Each thief can steal from at most K other thieves; and stealing is only possible if the victim’s level is lower.
Find the maximum number of coins each thief can steal, independently.
EXPLANATION:
For a fixed thief i, what to do is fairly obvious: he can only steal from a thief with lower level, so we only look at those thieves j for whom A_j \lt A_i, and take the largest K values of B_j among them (or just take everything, if there are less than K).
What we need to figure out is how to do this quickly for all the thieves, without degenerating to quadratic complexity.
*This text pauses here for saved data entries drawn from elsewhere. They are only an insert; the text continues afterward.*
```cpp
static TView reid_osblock(Builder& B, const TView& x, const std::string& b, int cin, int cout)
{
    const int mid = cout / 4, R = ACT_RELU;
    TView x1 = B.conv(x, b + ".conv1.conv", b + ".conv1.bn", 1, 0, nullptr, nullptr, R);
    TView st[4];
    st[0] = reid_light(B, x1, b + ".conv2a", mid);
    const char* names[3] = {"b", "c", "d"};
    for (int k = 0; k < 3; ++k) {
        TView y = x1;
        for (int d = 0; d < k + 2; ++d) {
            TView nx = reid_light(B, y, b + ".conv2" + names[k] + "." + std::to_string(d), mid);
            if (d > 0) B.release(y);
            y = nx;
        }
        st[k + 1] = y;
    }
    B.release(x1);
    const HostTensor &w1 = B.W(b + ".gate.fc1.weight"), &b1 = B.W(b + ".gate.fc1.bias"), &w2 = B.W(b + ".gate.fc2.weight"), &b2 = B.W(b + ".gate.fc2.bias");
    const int r = (int)w1.shape[0];
    const float* d1 = (const float*)B.net->upload(w1.data.data(), w1.data.size() * 4);
    const float* e1 = (const float*)B.net->upload(b1.data.data(), b1.data.size() * 4);
    const float* d2 = (const float*)B.net->upload(w2.data.data(), w2.data.size() * 4);
    const float* e2 = (const float*)B.net->upload(b2.data.data(), b2.data.size() * 4);
    const int C = st[0].c, n = B.N;
    float* g = (float*)B.net->get((size_t)n * 4 * C * 4);
    TView x2 = B.act(st[0].h, st[0].w, C);
    const TView s0 = st[0], s1 = st[1], s2 = st[2], s3 = st[3];
    B.other([s0, s1, s2, s3, d1, e1, d2, e2, mid, r, g, x2, n](hipStream_t s) { const TView ss[4] = {s0, s1, s2, s3}; reid_gate_launch(ss, d1, e1, d2, e2, mid, r, g, x2, n, s); },
            "reid gate", 5 * Builder::vbytes(x2));
    for (auto& t : st) B.release(t);
    TView ident = x;
    if (cin != cout) ident = B.conv(x, b + ".downsample.conv", b + ".downsample.bn", 1, 0, nullptr, nullptr, 0);
    TView y = B.conv(x2, b + ".conv3.conv", b + ".conv3.bn", 1, 0, &ident, nullptr, R);
    B.release(x2);
    if (cin != cout) B.release(ident);
    return y;
}

static void build_reid(Builder& B, EagleHandle* h)
{
    const std::string P = RP;
    const int n = B.N;
    h->reid_in = B.act(256, 128, 4);
    const HostTensor& w1 = B.W(P + "conv1.conv.weight");
    const ReidFold f1 = reid_bn(B, P + "conv1.bn", 16);
    std::vector<float> wk(7 * 7 * 3 * 16), bk(16);
    for (int o = 0; o < 16; ++o) {
        for (int c = 0; c < 3; ++c)
            for (int k = 0; k < 49; ++k) wk[(size_t)(k * 3 + c) * 16 + o] = (float)((double)w1.data[((size_t)o * 3 + c) * 49 + k] * (double)f1.scale[o]);
        bk[o] = f1.shift[o];
    }
    const float* dw = (const float*)B.net->upload(wk.data(), wk.size() * 4);
    const float* db = (const float*)B.net->upload(bk.data(), bk.size() * 4);
    TView c1 = B.act(128, 64, 16);
    const TView in = h->reid_in;
    B.other([in, dw, db, c1, n](hipStream_t s) { reid_conv7_launch(in, dw, db, c1, n, s); }, "reid conv7x7", Builder::vbytes(in) + Builder::vbytes(c1));
    TView x = B.act(64, 32, 16);
    B.other([c1, x, n](hipStream_t s) { reid_maxpool3s2_launch(c1, x, n, s); }, "reid maxpool", Builder::vbytes(c1) + Builder::vbytes(x));
    B.release(c1);
    static const int CH[4] = {16, 64, 96, 128};
    const char* stage[3] = {"conv2", "conv3", "conv4"};
    for (int sI = 0; sI < 3; ++sI) {
        const int cin = CH[sI], cout = CH[sI + 1];
        const std::string sp = P + stage[sI];
        TView y = reid_osblock(B, x, sp + ".0", cin, cout); B.release(x); x = y;
        y = reid_osblock(B, x, sp + ".1", cout, cout); B.release(x); x = y;
        if (sI < 2) {
            TView t = B.conv(x, sp + ".2.0.conv", sp + ".2.0.bn", 1, 0, nullptr, nullptr, ACT_RELU); B.release(x);
            TView p = B.act(t.h / 2, t.w / 2, t.c);
            B.other([t, p, n](hipStream_t s) { reid_avgpool2_launch(t, p, n, s); }, "reid avgpool", Builder::vbytes(t) + Builder::vbytes(p));
            B.release(t);
            x = p;
        }
    }
    TView c5 = B.conv(x, P + "conv5.conv", P + "conv5.bn", 1, 0, nullptr, nullptr, ACT_RELU); B.release(x);
    const HostTensor &fw = B.W(P + "fc.0.weight"), &fb = B.W(P + "fc.0.bias");
    const ReidFold ff = reid_bn(B, P + "fc.1", EAGLE_REID_DIM);
    std::vector<float> hw((size_t)EAGLE_REID_DIM * c5.c, 0.f), hb(EAGLE_REID_DIM);
    for (int o = 0; o < EAGLE_REID_DIM; ++o) {
        for (int c = 0; c < 128; ++c) hw[(size_t)o * c5.c + c] = (float)((double)fw.data[(size_t)o * 128 + c] * (double)ff.scale[o]);
        hb[o] = (float)((double)fb.data[o] * (double)ff.scale[o] + (double)ff.shift[o]);
    }
    const float* dhw = (const float*)B.net->upload(hw.data(), hw.size() * 4);
    const float* dhb = (const float*)B.net->upload(hb.data(), hb.size() * 4);
    h->reid_feats = (float*)B.net->get((size_t)n * EAGLE_REID_DIM * 4);
    float* feats = h->reid_feats;
    B.other([c5, dhw, dhb, feats, n](hipStream_t s) { reid_head_launch(c5, dhw, dhb, feats, EAGLE_REID_DIM, n, s); }, "reid head", Builder::vbytes(c5));
    h->reid_crops = (EagleCrop*)B.net->get(sizeof(EagleCrop) * (size_t)n);
    HIP_CHECK(hipHostMalloc((void**)&h->reid_crops_h, sizeof(EagleCrop) * (size_t)n, hipHostMallocDefault));
    HIP_CHECK(hipHostMalloc((void**)&h->reid_feats_h, sizeof(float) * EAGLE_REID_DIM * (size_t)n, hipHostMallocDefault));
}

void finalize(EagleHandle* h)
{
    const EagleConfig& c = h->cfg;
    const int B = c.batch;
    h->prec = c.precision;
    const bool det_mixed = c.det_precision == EAGLE_DET_PREC_MIXED;
    h->det_prec = det_mixed ? EAGLE_PREC_F32S : c.det_precision ? c.det_precision - 1 : c.precision;
    h->hr.reset(new Net); h->yo.reset(new Net); h->misc.reset(new Net);
    const int cin_pad = h->prec == EAGLE_PREC_F32 ? 4 : 8, det_cin_pad = h->det_prec == EAGLE_PREC_F32 ? 4 : 8;
    h->lb = letterbox_geometry(c.frame_h, c.frame_w, c.det_imgsz, c.letterbox);
    Builder Bh{h, h->hr.get(), h->prec, 1e-5, B};
    Builder By{h, h->yo.get(), h->det_prec, 1e-3, B};
    By.label_suffix = " d";
    h->kp_in = Bh.act(540, 960, cin_pad);
    h->det_in = By.act(h->lb.out_h, h->lb.out_w, det_cin_pad);
    h->logits = build_hrnet(Bh, h->kp_in);
    build_yolo(By, h->det_in, c.det_variant, h->levels, 5, det_mixed);
    if (h->weights.count(std::string(RP) + "conv1.conv.weight")) {
        h->reid.reset(new Net);
        Builder Br{h, h->reid.get(), EAGLE_PREC_F32, 1e-5, REID_NB};
        build_reid(Br, h);
    }
    Net* m = h->misc.get();
    for (auto& sb : h->sb) {
        sb.d_frames = (uint8_t*)m->get((size_t)B * c.frame_h * c.frame_w * 3);
        sb.parts = (ArgmaxPart*)m->get(sizeof(ArgmaxPart) * (size_t)B * h->hm_chunks * 64);
        const size_t sat_pad = sat_pad_bytes(B);
        sb.d_sat = (unsigned*)m->get(sat_pad + sizeof(EagleFrameResult) * (size_t)B);
        sb.d_out = (EagleFrameResult*)((char*)sb.d_sat + sat_pad);
        HIP_CHECK(hipHostMalloc((void**)&sb.h_sat, sat_pad + sizeof(EagleFrameResult) * (size_t)B, hipHostMallocDefault));
        sb.h_out = (EagleFrameResult*)((char*)sb.h_sat + sat_pad);
        HIP_CHECK(hipEventCreateWithFlags(&sb.ev_compute, hipEventDisableTiming));
        HIP_CHECK(hipEventCreateWithFlags(&sb.ev_done, hipEventDisableTiming));
        HIP_CHECK(hipEventCreateWithFlags(&sb.ev_copy, hipEventDisableTiming));
    }
    h->clip_sat = (unsigned*)m->get(sat_pad_bytes(B));
    HIP_CHECK(hipHostMalloc((void**)&h->clip_sat_h, sat_pad_bytes(B), hipHostMallocDefault));
    int A = 0;
    for (int l = 0; l < 3; ++l) A += h->levels[l].gh * h->levels[l].gw;
    h->ds.A = A;
    h->ds.boxes = (float*)m->get(sizeof(float) * 4 * (size_t)B * A);
    h->ds.conf = (float*)m->get(sizeof(float) * (size_t)B * A);
    h->ds.cls = (int*)m->get(sizeof(int) * (size_t)B * A);
    h->ds.keys = (unsigned long long*)m->get(sizeof(unsigned long long) * (size_t)B * A);
    h->ds.count = (int*)m->get(sizeof(int) * (size_t)B);
    PostParams& pp = h->pp;
    pp.frame_h = c.frame_h; pp.frame_w = c.frame_w; pp.in_h = h->lb.out_h; pp.in_w = h->lb.out_w;
    pp.hm_h = h->logits.h; pp.hm_w = h->logits.w; pp.hm_chunks = h->hm_chunks;
    pp.keypoint_conf = c.keypoint_conf; pp.detector_conf = c.detector_conf; pp.nms_iou = c.nms_iou;
    pp.ransac_thresh = c.ransac_thresh; pp.ransac_max_iters = c.ransac_max_iters; pp.lm_iters = c.lm_iters;
    h->n_conv = 0; h->conv_flop_step = 0; h->n_launch = 6;
    for (Net* n : {h->hr.get(), h->yo.get()})
        for (Op& op : n->ops) { ++h->n_launch; if (op.kind == Op::CONV) { ++h->n_conv; h->conv_flop_step += op.flop; } }
    h->conv_ev.resize((size_t)h->n_conv * 2);
    for (auto& e : h->conv_ev) HIP_CHECK(hipEventCreate(&e));
    h->weights.clear();
    h->finalized = true;
}

}
```

### eagle_amd/csrc/ops_api.hip

```cpp
#include "runtime.h"

extern "C" {

static void to_dev(Net& net, int prec, const float* src, int n, int h, int w, int c, int cpad, TView& v)
{
    v.n = n; v.h = h; v.w = w; v.c = cpad; v.cs = cpad; v.off = 0; v.f32 = prec_tensor_fmt(prec);
    const size_t px = (size_t)n * h * w;
    if (v.f32 == 2) {
        std::vector<_Float16> t(px * cpad * 2, (_Float16)0.f);
        for (size_t p = 0; p < px; ++p)
            for (int k = 0; k < c; ++k) {
                const float sv = src[p * c + k] * 16.0f;
                const _Float16 hi = (_Float16)sv;
                t[p * cpad * 2 + (k / 8) * 16 + (k % 8)] = hi;
                t[p * cpad * 2 + (k / 8) * 16 + 8 + (k % 8)] = (_Float16)(sv - (float)hi);
            }
        v.p = net.upload(t.data(), t.size() * 2);
    } else if (v.f32) {
        std::vector<float> t(px * cpad, 0.f);
        for (size_t p = 0; p < px; ++p) for (int k = 0; k < c; ++k) t[p * cpad + k] = src[p * c + k];
        v.p = net.upload(t.data(), t.size() * 4);
    } else {
        std::vector<_Float16> t(px * cpad, (_Float16)0.f);
        for (size_t p = 0; p < px; ++p) for (int k = 0; k < c; ++k) t[p * cpad + k] = (_Float16)src[p * c + k];
        v.p = net.upload(t.data(), t.size() * 2);
    }
}
static void from_dev(const TView& v, int c, float* dst)
{
    const size_t px = (size_t)v.n * v.h * v.w;
    if (v.f32 == 2) {
        std::vector<_Float16> t(px * v.cs * 2);
        HIP_CHECK(hipMemcpy(t.data(), v.p, t.size() * 2, hipMemcpyDeviceToHost));
        for (size_t p = 0; p < px; ++p)
            for (int k = 0; k < c; ++k) {
                const size_t e = p * v.cs * 2 + (size_t)((v.off + k) / 8) * 16 + (v.off + k) % 8;
                dst[p * c + k] = ((float)t[e] + (float)t[e + 8]) * 0.0625f;
            }
    } else if (v.f32) {
        std::vector<float> t(px * v.cs);
        HIP_CHECK(hipMemcpy(t.data(), v.p, t.size() * 4, hipMemcpyDeviceToHost));
        for (size_t p = 0; p < px; ++p) for (int k = 0; k < c; ++k) dst[p * c + k] = t[p * v.cs + v.off + k];
    } else {
        std::vector<_Float16> t(px * v.cs);
        HIP_CHECK(hipMemcpy(t.data(), v.p, t.size() * 2, hipMemcpyDeviceToHost));
        for (size_t p = 0; p < px; ++p) for (int k = 0; k < c; ++k) dst[p * c + k] = (float)t[p * v.cs + v.off + k];
    }
}
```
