__device__ __forceinline__ void load_hblock32(f32x16 (&x)[4], const float* hb, int lane) {
#pragma unroll
    for (int nb = 0; nb < 4; ++nb)
#pragma unroll
        for (int g = 0; g < 4; ++g) {
            const f32x4 t = ld4(hb + ((nb * 4 + g) * 64 + lane) * 4);
#pragma unroll
            for (int s = 0; s < 4; ++s) x[nb][4 * g + s] += t[s];
        }
}
__device__ __forceinline__ void request_hblock32(f32x4 (&hr)[16], const float* hb , int lane) {
#define SAVAD_H_LD(i)                                                                                                          \
    asm volatile("global_load_dwordx4 %0, %1, %2 offset:%3" : "+v"(hr[i]) : "v"((unsigned)lane * 16u + 4096u * ((i) / 4)), "s"(hb), \
                 "n"(((i) % 4) * 1024) : "memory")
    SAVAD_H_LD(0); SAVAD_H_LD(1); SAVAD_H_LD(2); SAVAD_H_LD(3); SAVAD_H_LD(4); SAVAD_H_LD(5); SAVAD_H_LD(6); SAVAD_H_LD(7);
    SAVAD_H_LD(8); SAVAD_H_LD(9); SAVAD_H_LD(10); SAVAD_H_LD(11); SAVAD_H_LD(12); SAVAD_H_LD(13); SAVAD_H_LD(14); SAVAD_H_LD(15);
#undef SAVAD_H_LD
}
__device__ __forceinline__ void landed_hblock32(f32x4 (&hr)[16]) {
    asm volatile("" : "+v"(hr[0]), "+v"(hr[1]), "+v"(hr[2]), "+v"(hr[3]), "+v"(hr[4]), "+v"(hr[5]), "+v"(hr[6]), "+v"(hr[7]), "+v"(hr[8]),
                 "+v"(hr[9]), "+v"(hr[10]), "+v"(hr[11]), "+v"(hr[12]), "+v"(hr[13]), "+v"(hr[14]), "+v"(hr[15]));
}
__device__ __forceinline__ void store_hblock32(float* hb, const f32x16 (&x)[4], int lane) {
#pragma unroll
    for (int nb = 0; nb < 4; ++nb)
#pragma unroll
        for (int g = 0; g < 4; ++g) {
            f32x4 t;
#pragma unroll
            for (int s = 0; s < 4; ++s) t[s] = x[nb][4 * g + s];
            st4(hb + ((nb * 4 + g) * 64 + lane) * 4, t);
        }
}

#ifndef SAVAD_PIECE_FENCE
#define SAVAD_PIECE_FENCE 0x6
#endif
struct DmaJob {
    const char* src;
    unsigned ldsb;
};
struct Ring3 {
    static constexpr int PER = 12;
    char* base;
    int w, lane;
    unsigned voff[3];

    __device__ __forceinline__ Ring3(char* smem, int w_, int lane_) : base(smem), w(w_), lane(lane_) {
#pragma unroll
        for (int g = 0; g < 3; ++g) voff[g] = (unsigned)lane_ * 16u + 4096u * g;
    }
    __device__ __forceinline__ char* slot(int t) const { return base + (t % NRING3) * SLOT_BYTES; }
    __device__ __forceinline__ DmaJob job(int t, const char* seg0, const char* seg1) const {
        const unsigned slot0 = __builtin_amdgcn_readfirstlane((unsigned)(size_t)slot(t));
        return DmaJob{((w >> 1) ? seg1 : seg0) + (size_t)(w & 1) * (BLK3_BYTES / 2), slot0 + (unsigned)w * (BLK3_BYTES / 2)};
    }
    template <int I>
    __device__ __forceinline__ void piece(const DmaJob& j) const {
        if (SAVAD_ABLATE & 1) return;
        __builtin_amdgcn_sched_barrier(SAVAD_PIECE_FENCE);
        piece_raw<I>(j);
        __builtin_amdgcn_sched_barrier(SAVAD_PIECE_FENCE);
    }
    template <int I>
    __device__ __forceinline__ void piece_raw(const DmaJob& j) const {
        asm volatile(
            "s_add_u32 m0, %2, %3\n\t"
            "s_nop 0\n\t"
            "global_load_lds_dwordx4 %0, %1 offset:%4"
            :
            : "v"(voff[I / 4]), "s"(j.src), "s"(j.ldsb), "n"((I / 4) * 4096), "n"((I % 4) * 1024)
            : "memory", "scc");
    }
    __device__ __forceinline__ void issue_all(const DmaJob& j) const {
        if (SAVAD_ABLATE & 1) return;
        piece_raw<0>(j); piece_raw<1>(j); piece_raw<2>(j); piece_raw<3>(j); piece_raw<4>(j); piece_raw<5>(j);
        piece_raw<6>(j); piece_raw<7>(j); piece_raw<8>(j); piece_raw<9>(j); piece_raw<10>(j); piece_raw<11>(j);
    }
    template <int NEWER>
    __device__ __forceinline__ void acquire() const {
        if (SAVAD_ABLATE & 2) return;
        __builtin_amdgcn_s_waitcnt(bf::Ring<4>::vmcnt_imm(NEWER * PER));
        asm volatile("" ::: "memory");
        __syncthreads();
    }
};

struct NoMid {
    template <int KS>
    __device__ __forceinline__ void operator()(std::integral_constant<int, KS>) const {}
};
template <bool SWAP, bool DMA, class Mid = NoMid>
__device__ __forceinline__ void gemm_slot(f32x16& acc0, f32x16& acc1, const char* slot, const Tri (&xp)[8], const Ring3& ring,
                                          const DmaJob& job, const Mid& mid = Mid{}) {
    if (SAVAD_ABLATE & 8) {
#pragma unroll
        for (int ks = 0; ks < 8; ++ks) mfma6x2<SWAP>(acc0, acc1, xp[7 - ks], xp[ks ^ 1], xp[ks]);
        return;
    }
    const unsigned a = (unsigned)(size_t)slot + (unsigned)ring.lane * 16u;
    u32x4 f[2][6];
#define SAVAD_G_LD(ks, i) asm volatile("ds_read_b128 %0, %1 offset:%2" : "=v"(f[(ks) & 1][i]) : "v"(a), "n"(((i) / 3) * BLK3_BYTES + (ks) * TFRAG_BYTES + ((i) % 3) * FRAG_BYTES))
#define SAVAD_G_LD6(ks) SAVAD_G_LD(ks, 0); SAVAD_G_LD(ks, 1); SAVAD_G_LD(ks, 2); SAVAD_G_LD(ks, 3); SAVAD_G_LD(ks, 4); SAVAD_G_LD(ks, 5)
#define SAVAD_G_STEP(ks, P0, P1)                                                                                              \
    {                                                                                                                         \
        if constexpr ((ks) + 1 < 8) { SAVAD_G_LD6((ks) + 1); }                                                                \
        asm volatile("s_waitcnt lgkmcnt(%6)"                                                                                  \
                     : "+v"(f[(ks) & 1][0]), "+v"(f[(ks) & 1][1]), "+v"(f[(ks) & 1][2]), "+v"(f[(ks) & 1][3]), "+v"(f[(ks) & 1][4]), \
                       "+v"(f[(ks) & 1][5])                                                                                   \
                     : "n"((ks) + 1 < 8 ? 6 : 0));                                                                            \
        const Tri w0_{__builtin_bit_cast(bf16x8, f[(ks) & 1][0]), __builtin_bit_cast(bf16x8, f[(ks) & 1][1]),                  \
                      __builtin_bit_cast(bf16x8, f[(ks) & 1][2])};                                                            \
        const Tri w1_{__builtin_bit_cast(bf16x8, f[(ks) & 1][3]), __builtin_bit_cast(bf16x8, f[(ks) & 1][4]),                  \
                      __builtin_bit_cast(bf16x8, f[(ks) & 1][5])};                                                            \
        mfma6x2_lo<SWAP>(acc0, acc1, w0_, w1_, xp[ks]);                                                                       \
        if constexpr (DMA && (P1) >= 0) ring.template piece<((P1) >= 0 ? (P1) : 0)>(job);                                     \
        mid(std::integral_constant<int, (ks)>{});                                                                             \
        mfma6x2_hi<SWAP>(acc0, acc1, w0_, w1_, xp[ks]);                                                                       \
        if constexpr (DMA) ring.template piece<P0>(job);                                                                      \
    }
    SAVAD_G_LD6(0);
    SAVAD_G_STEP(0, 1, 0) SAVAD_G_STEP(1, 2, -1) SAVAD_G_STEP(2, 4, 3) SAVAD_G_STEP(3, 5, -1)
    SAVAD_G_STEP(4, 7, 6) SAVAD_G_STEP(5, 8, -1) SAVAD_G_STEP(6, 10, 9) SAVAD_G_STEP(7, 11, -1)
#undef SAVAD_G_STEP
#undef SAVAD_G_LD6
#undef SAVAD_G_LD
}

__global__ void pack_weight_frags3_kernel(const float* __restrict__ W, int N, int K, __bf16* __restrict__ out) {
    const int KS = K / 16;
    const size_t total = (size_t)(N / 32) * KS * 64 * 8;
    for (size_t i = (size_t)blockIdx.x * blockDim.x + threadIdx.x; i < total; i += (size_t)gridDim.x * blockDim.x) {
        const int e = (int)(i & 7);
        const int lane = (int)((i >> 3) & 63);
        const size_t f = i >> 9;
        const int ks = (int)(f % KS);
        const int nblk = (int)(f / KS);
        const int n = lane & 31, h = lane >> 5;
        const int k = 32 * (ks >> 1) + 16 * (ks & 1) + 8 * (e >> 2) + 4 * h + (e & 3);
        __bf16 ph, pm, pl;
        split1(W[(size_t)(32 * nblk + n) * K + k], ph, pm, pl);
        const size_t o = f * 3 * 512 + (size_t)lane * 8 + e;
        out[o] = ph;
        out[o + 512] = pm;
        out[o + 1024] = pl;
    }
}

__global__ void fold_vo_kernel(const float* __restrict__ Wo, const float* __restrict__ Wv, const float* __restrict__ bqkv,
                               float* __restrict__ Wvo, float* __restrict__ bvo) {
    const int n = blockIdx.x, k = threadIdx.x;
    double acc = 0.0, accb = 0.0;
    for (int j = 0; j < D; ++j) {
        const double w = (double)Wo[(size_t)n * D + j];
        acc += w * (double)Wv[(size_t)j * D + k];
        accb += w * (double)bqkv[2 * D + j];
    }
    Wvo[(size_t)n * D + k] = (float)acc;
    if (k == 0) bvo[n] = (float)accb;
}

__global__ void fold_qk_kernel(const float* __restrict__ Wq, const float* __restrict__ Wk, const float* __restrict__ bq, double c,
                               float* __restrict__ Wqt, float* __restrict__ bqt) {
    const int n = blockIdx.x, k = threadIdx.x;
    double acc = 0.0, accb = 0.0;
    for (int o = 0; o < D; ++o) {
        const double w = (double)Wk[(size_t)o * D + n];
        acc += w * (double)Wq[(size_t)o * D + k];
        accb += w * (double)bq[o];
    }
    Wqt[(size_t)n * D + k] = (float)(c * acc);
    if (k == 0) bqt[n] = (float)(c * accb);
}

template <int RB, int HALF, bool DMA, bool SCALE, class Mid = NoMid>
__device__ __forceinline__ void qkv_slot(const char* slot, const Tri (&xp)[8], const float* lb, char* __restrict__ dst, int blk,
                                         const Ring3& ring, const DmaJob& job, float qscale, bool live, const Mid& mid = Mid{}) {
    const int lane = ring.lane, n = lane & 31, h = lane >> 5;
    constexpr int nb0 = 2 * HALF;
    f32x16 acc[2];
    if constexpr (RB < 2) {
#pragma unroll
        for (int i = 0; i < 2; ++i) acc[i] = bias_block(lb + 32 * (nb0 + i), h);
        gemm_slot<false, DMA>(acc[0], acc[1], slot, xp, ring, job, mid);
    } else {
#pragma unroll
        for (int i = 0; i < 2; ++i) {
            const float bv = lb[32 * (nb0 + i) + n];
#pragma unroll
            for (int r = 0; r < 16; ++r) acc[i][r] = bv;
        }
        gemm_slot<true, DMA>(acc[0], acc[1], slot, xp, ring, job, mid);
    }
    if constexpr (SCALE) {
        acc[0] *= qscale;
        acc[1] *= qscale;
    }
    if (!live) return;
#pragma unroll
    for (int i = 0; i < 2; ++i)
#pragma unroll
        for (int j = 0; j < 2; ++j)
            sttri(dst + (size_t)blk * BLK3_BYTES + (2 * (nb0 + i) + j) * TFRAG_BYTES + lane * 16, split_half(acc[i], j));
}
template <int S, bool QKF, bool DMA, class Mid = NoMid>
__device__ __forceinline__ void qkv_image_slot(const char* slot, const Tri (&xp)[8], const float* lbq, char* __restrict__ qf, char* __restrict__ kf,
                                               char* __restrict__ vtf, int blk, const Ring3& ring, const DmaJob& job, float qscale, bool live,
                                               const Mid& mid = Mid{}) {
    constexpr int pos = S >> 1, rb = QKF ? 2 * pos : pos;
    qkv_slot<rb, (S & 1), DMA, (rb == 0 && !QKF)>(slot, xp, lbq + D * pos, rb == 0 ? qf : (rb == 1 ? kf : vtf), blk, ring, job, qscale, live, mid);
}

#ifndef SAVAD_KSTORE
#define SAVAD_KSTORE 2
#endif
__device__ __forceinline__ void store_k_tri(char* kblk , const Tri (&xp)[8], int ks, int lane) {
    sttri(kblk + ks * TFRAG_BYTES + lane * 16, xp[ks]);
}
__device__ __forceinline__ void store_k_burst(char* kblk, const Tri (&xp)[8], int lane, bool live) {
    if (!live) return;
#pragma unroll
    for (int ks = 0; ks < 8; ++ks) store_k_tri(kblk, xp, ks, lane);
}
template <int S>
struct KStoreMid {
    char* kblk;
    const Tri (&xp)[8];
    int lane;
    bool live;
    template <int KS>
    __device__ __forceinline__ void operator()(std::integral_constant<int, KS>) const {
        if constexpr ((KS & 1) && ((SAVAD_KSTORE == 2 && S == 0) || SAVAD_KSTORE == 3)) {
            __builtin_amdgcn_sched_barrier(SAVAD_PIECE_FENCE);
            if (live) {
                if constexpr (SAVAD_KSTORE == 2) {
                    store_k_tri(kblk, xp, KS - 1, lane);
                    store_k_tri(kblk, xp, KS, lane);
                } else {
                    store_k_tri(kblk, xp, 4 * S + (KS >> 1), lane);
                }
            }
            __builtin_amdgcn_sched_barrier(SAVAD_PIECE_FENCE);
        }
    }
};

__device__ __forceinline__ Tri load_x_tri(const float* p, bool valid) {
    f32x4 a = __builtin_nontemporal_load(reinterpret_cast<const f32x4*>(p)), b = __builtin_nontemporal_load(reinterpret_cast<const f32x4*>(p + 8));
    if (!valid) a = b = f32x4{0.f, 0.f, 0.f, 0.f};
    float t[8];
#pragma unroll
    for (int e = 0; e < 4; ++e) {
        t[e] = a[e];
        t[4 + e] = b[e];
    }
    return split8(t);
}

Usually, this boils down to not recomputing too much information.
Suppose we’ve found the answer for the thief with level x, i.e. we know the top K coin values among the thieves with smaller levels.
Let \{c_1, c_2, \ldots, c_K\} be the coin values with us.
What changes when we compute the answer for level x+1 instead?
Not a lot, really.
In particular, observe that:
- When looking at the thieves with levels \lt x, the best we can do is known: it’s just \{c_1, c_2, \ldots, c_K\}.
- That means the only thing that could possibly change is if the thief with level x has a large number of coins.
If we want to include him, we must discard one of the existing K thieves; clearly it’s best to discard \min(c_1, c_2, \ldots, c_K).
So, when moving from level x to level x+1, the set of optimal thieves to rob from really doesn’t change much: at best, we include one new thief and discard one existing thief.
Let S be a data structure that stores the set of optimal thieves to steal from for the current level.
As noted above, it’s quite easy to keep S updated when we process thieves in increasing order of level. So, that’s exactly what we’ll do!
- Process thieves in increasing order of level, i.e. level 1, 2, 3, \ldots
- Suppose we’re processing level x. Let i be the index such that A_i = x-1. Since levels are distinct, this i is unique.
- Then, do the following:
- Insert B_i into S.
- If S now has size larger than K, discard the smallest element in it.
- The answer for level x is then the sum of elements in x.
Since we’re only performing one insertion/deletion at a time, it’s easy enough to just store the sum of S in a separate variable and keep it updated with each change, to avoid having to iterate through S each time.
What data structure should we choose for S?
Looking at what we need, we see that it should be able to support quickly inserting elements, and deleting the smallest element.
This can be done by, for example, a set (std::set in C++, TreeSet in Java) or a priority queue.
TIME COMPLEXITY:
\mathcal{O}(N \log N) per testcase.
CODE:
Editorialist's code (PyPy3)
for _ in range(int(input())):
n, k = map(int, input().split())
a = list(map(int, input().split()))
b = list(map(int, input().split()))
order = list(range(n))
order.sort(key = lambda x: a[x])
from heapq import heappush, heappop
pq, ans, sm = [], [0]*n, 0
for i in order:
ans[i] = sm
heappush(pq, b[i])
sm += b[i]
if len(pq) > k:
sm -= pq[0]
heappop(pq)
print(*ans)